Signed-off-by: Daniel Leung <daniel.leung@intel.com>
2025-04-17 00:57:19 +02:00
Daniel Leung
7229b00433 xtensa: window may overflow during irq stack crossing
When crossing stack during interrupt handling, we do two call4
to pivot to the interrupt stack, with arguments to these two
call4 stashed in A6, A10 and A11. However, A4-A11 may be marked
as invalid in the register file, and accessing them would
result in window overflowing. At that point, A0 and A1 are not
setup to handle window overflows, and will result in registers
being stashed in incorrect location, resulting in incorrect
value being restored during window underflowing. So move around
the code a bit to restore A0 and A1 properly before accessing
A4-A11.

Signed-off-by: Daniel Leung <daniel.leung@intel.com>
2025-04-17 00:57:19 +02:00
Daniel Leung
9610f1a229 xtensa: mmu: do not force small vector table
Do not force CONFIG_XTENSA_SMALL_VECTOR_TABLE_ENTRY when MMU
is enabled. It is up to the SoC to decide whether they need
this.

Signed-off-by: Daniel Leung <daniel.leung@intel.com>
2025-04-17 00:57:19 +02:00
Daniel Leung
774b73c8a4 xtensa: userspace: swap page table at end of cross stack call
The logic to swap page tables or MPU entries is moved to the end
of cross stack call, since it is still running in the interrupt
stack instead of the thread stack. The old logic was calling
the swap functions in the outgoing thread stack, which is not
desirable.

Signed-off-by: Daniel Leung <daniel.leung@intel.com>
2025-04-17 00:57:19 +02:00
Daniel Leung
e0752c2938 xtensa: userspace: swap page table earlier in xtensa_switch
When switching page table and MPU enties, we need to call
corresponding functions via call4 which would move the register
window. So we need to do that earlier before we start saving
context into stack by manipulating stack pointer manually which
definitely would interfere with window spilling.
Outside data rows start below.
+__host__ __device__ inline void thin_geometry(int H, int W, int R, int& nc, int& narrow, int& cells) {
+    const int TP = 32 * R, HW = H * W;
+    const int rows = TP % W == 0 ? TP / W : W % TP == 0 ? 1 : (TP + W - 2) / W + 1;
+    const int imgs = HW % TP == 0 ? 1 : TP % HW == 0 ? TP / HW : (TP + HW - 2) / HW + 1;
+    narrow = W % TP == 0 && W > TP;
+    nc = narrow ? TP + 2 : W + 2;
+    cells = (rows + 2 * imgs) * nc;
+}
+
+template <int NORM, bool UPD, int R>
+__global__ void __launch_bounds__(256, 2) conv3x3_thin_kernel(const KParams p, const ds_update_args u) {
     extern __shared__ __attribute__((aligned(16))) float smem_thin[];
-    f32x4* wl = reinterpret_cast<f32x4*>(smem_thin);
     const int tid = threadIdx.x, lane = tid & 63, wave = tid >> 6;
     const int C = p.c0, S = C / 32;
+    f32x4* wl = reinterpret_cast<f32x4*>(smem_thin);
+    f32x4* hal = wl + 9 * S * 32;
+    const int g = lane >> 3, j = lane & 7;
+    constexpr int TP = 32 * R;
+    const int NC = p.WP, HP2 = p.H + 2;
+    const int mb0 = blockIdx.x * TP;
+    const int mlast = (mb0 + TP < p.M ? mb0 + TP : p.M) - 1;
+    const int img0 = mb0 / p.HW, imgL = mlast / p.HW;
+    const int pim0 = mb0 - img0 * p.HW, y0 = pim0 / p.W, x0 = pim0 - y0 * p.W;
+    const int yL = (mlast - imgL * p.HW) / p.W;
+    const int cb = p.nimg ? x0 - 1 : -1;
+    const int prb = img0 * HP2 + y0;
+    const int nitems = (imgL * HP2 + yL + 3 - prb) * NC * 8;
+    const bool multi = imgL != img0;
+    const int pb = mb0 - x0 - p.W;
+    const float* a_base = p.a0 + (long long)pb * p.lda0;
+    auto item_src = [&](int it, unsigned& off, int& im) __attribute__((always_inline)) {
+        const int cell = it >> 3, row = cell / NC, col = cell - row * NC;
+        const int pr = prb + row;
+        im = pr / HP2;
+        const int yy = pr - im * HP2 - 1, xx = cb + col;
+        const bool ok = it < nitems && (unsigned)yy < (unsigned)p.H && (unsigned)xx < (unsigned)p.W;
+        off = (unsigned)(((ok ? (im * p.H + yy) * p.W + xx : mb0) - pb) * p.lda0 + j * 4);
+        return ok;
+    };
+    auto load_quad = [&](unsigned off, int s) __attribute__((always_inline)) {
+        return *reinterpret_cast<const f32x4*>(reinterpret_cast<const char*>(a_base + s * 32) + (size_t)(off * 4u));
+    };
+    unsigned off[THIN_NI], okm = 0;
+#pragma unroll
+    for (int i = 0; i < THIN_NI; ++i) {
+        int im;
+        if (item_src(i * 256 + tid, off[i], im)) okm |= 1u << i;
+    }
+    f32x4 v[THIN_NI];
+    f32x4 mu = {0.f, 0.f, 0.f, 0.f}, ga = mu, be = mu;
+    auto load_coefs = [&](int im, int s) __attribute__((always_inline)) {
+        if constexpr (NORM) {
+            const float* cf = p.norm + (size_t)im * 3 * C + j * 4 + s * 32;
+            mu = *reinterpret_cast<const f32x4*>(cf);
+            ga = *reinterpret_cast<const f32x4*>(cf + C);
+            be = *reinterpret_cast<const f32x4*>(cf + 2 * C);
+        }
+    };
+    auto prefetch = [&](int s) __attribute__((always_inline)) {
+        if (multi) return;
+#pragma unroll
+        for (int i = 0; i < THIN_NI; ++i)
+            if (i * 256 < nitems) v[i] = load_quad(off[i], s);
+        load_coefs(img0, s);
+    };
+    auto activate = [&](f32x4 a) __attribute__((always_inline)) {
+        if constexpr (NORM) {
+            a = (a - mu) * ga + be;
+            if constexpr (NORM == 2) {
+#pragma unroll
+                for (int e = 0; e < 4; ++e) a[e] = ds_silu(a[e]);
+            }
+        }
+        return a;
+    };
+    const f32x4 zero4 = {0.f, 0.f, 0.f, 0.f};
+    auto stage = [&](int s) __attribute__((always_inline)) {
+        DS_RACE_SKEW(wave);
+        if (!multi) {
+#pragma unroll
+            for (int i = 0; i < THIN_NI; ++i) {
+                if (i * 256 >= nitems) break;
+                const int it = i * 256 + tid;
+                const f32x4 a = activate(v[i]);
+                if (it < nitems) hal[it] = (okm >> i) & 1u ? a : zero4;
+            }
+        }
+        for (int it = (multi ? 0 : THIN_NI * 256) + tid; it < nitems; it += 256) {
+            unsigned o_; int im;
+            const bool ok = item_src(it, o_, im);
+            const f32x4 a = load_quad(o_, s);
+            if (multi) load_coefs(im, s);
+            hal[it] = ok ? activate(a) : zero4;
+        }
+    };
+    prefetch(0);
+    DS_RACE_SKEW(wave);
     for (int i = tid; i < 9 * S * 32; i += 256) {
-        const int j = i & 7, q = (i >> 3) & 3, rest = i >> 5;
+        const int jj = i & 7, q = (i >> 3) & 3, rest = i >> 5;
         const int tap = rest / S, step = rest - tap * S;
-        const float* b = p.b + (size_t)(step * 9 + tap) * 32 + j * 4 + q;
+        const float* b = p.b + (size_t)(step * 9 + tap) * 32 + jj * 4 + q;
         wl[i] = f32x4{b[0], b[(size_t)p.ldb], b[2 * (size_t)p.ldb], b[3 * (size_t)p.ldb]};
     }
-    __syncthreads();
-    const int R = p.mtiles;
-    const int mb = blockIdx.x * (32 * R) + wave * (8 * R);
-    if (mb >= p.M) return;
-    const int img = mb / p.HW;
-    const int g = lane >> 3, j = lane & 7;
-    const float* coef = NORM ? p.norm + (size_t)img * 3 * C + j * 4 : nullptr;
+    const int mbw = mb0 + wave * (8 * R);
+    const bool active = mbw < p.M;
+    int cc[R];
+#pragma unroll
+    for (int r = 0; r < R; ++r) {
+        const int m = active ? mbw + r * 8 + g : mb0;
+        const int img = m / p.HW, pim = m - img * p.HW, y = pim / p.W, x = pim - y * p.W;
+        cc[r] = ((img * HP2 + y + 1 - prb) * NC + (x - cb)) * 8 + j;
+    }
+    f32x4 acc[R];
+#pragma unroll
+    for (int r = 0; r < R; ++r) acc[r] = zero4;
+#pragma unroll 1
+    for (int s = 0; s < S; ++s) {
+        stage(s);
+        __syncthreads();
+        if (s + 1 < S) prefetch(s + 1);
+        if (active) {
+#pragma unroll
+            for (int t = 0; t < 9; ++t) {
+                const f32x4* wp = wl + ((t * S + s) * 4) * 8 + j;
+                const f32x4 w0 = wp[0], w1 = wp[8], w2 = wp[16], w3 = wp[24];
+                const int d = ((t / 3 - 1) * NC + (t % 3 - 1)) * 8;
+constexpr int RG = R < 4 ? R : 4;
+#pragma unroll
+                for (int r0 = 0; r0 < R; r0 += RG) {
+                    f32x4 a[RG];
+#pragma unroll
+                    for (int r = 0; r < RG; ++r) a[r] = hal[cc[r0 + r] + d];
+#pragma unroll
+                    for (int r = 0; r < RG; ++r) acc[r0 + r] += a[r][0] * w0 + a[r][1] * w1 + a[r][2] * w2 + a[r][3] * w3;
+                }
+            }
+        }
+        if (s + 1 < S) __syncthreads();
+    }
+    if (!active) return;
     const float scale = p.scale;
-    f32x4 bias = {0.f, 0.f, 0.f, 0.f};
+    f32x4 bias = zero4;
     if (p.colbias) {
 #pragma unroll
         for (int n = 0; n < 4; ++n) bias[n] = n < p.N ? p.colbias[n] : 0.f;
     }
-#pragma unroll 1
-    for (int round = 0; round < R; ++round) {
-        const int m = mb + round * 8 + g;
-        const int pim = m - img * p.HW;
-        const int y = pim / p.W, x = pim - y * p.W;
-        const float* src[9]; float keep[9];
-#pragma unroll
-        for (int t = 0; t < 9; ++t) {
-            const int yy = y + t / 3 - 1, xx = x + t % 3 - 1;
-            const bool ok = (unsigned)yy < (unsigned)p.H && (unsigned)xx < (unsigned)p.W;
-            src[t] = p.a0 + (size_t)(ok ? (img * p.H + yy) * p.W + xx : m) * p.lda0 + j * 4;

Signed-off-by: Daniel Leung <daniel.leung@intel.com>
2025-04-17 00:57:19 +02:00
Daniel Leung
6874cdcf19 xtensa: fix unneeded cache invalidation in arch_cohere_stacks()
During arch_cohere_stacks(), the used portion of the outgoing
thread is cache flushed, and then the unused portion of cache
invalidated. However, this results in the cache line at
the stack pointer being flushed and then invalidated due to
how sys_cache_data_*() operates. If we are swapping back to
the same thread (e.g. after handling interrupt), this cache
line will need to be retrieved again from main memory since
it has already been invalidated. This creates unnecessary
data move between cache and main memory. So create our own
version of cache flushing and invalidation routines just for
arch_cohere_stacks(). Bouns is that these work directly with
bounding addresses and skips the size calculation which should
save a little bit amount of execution time.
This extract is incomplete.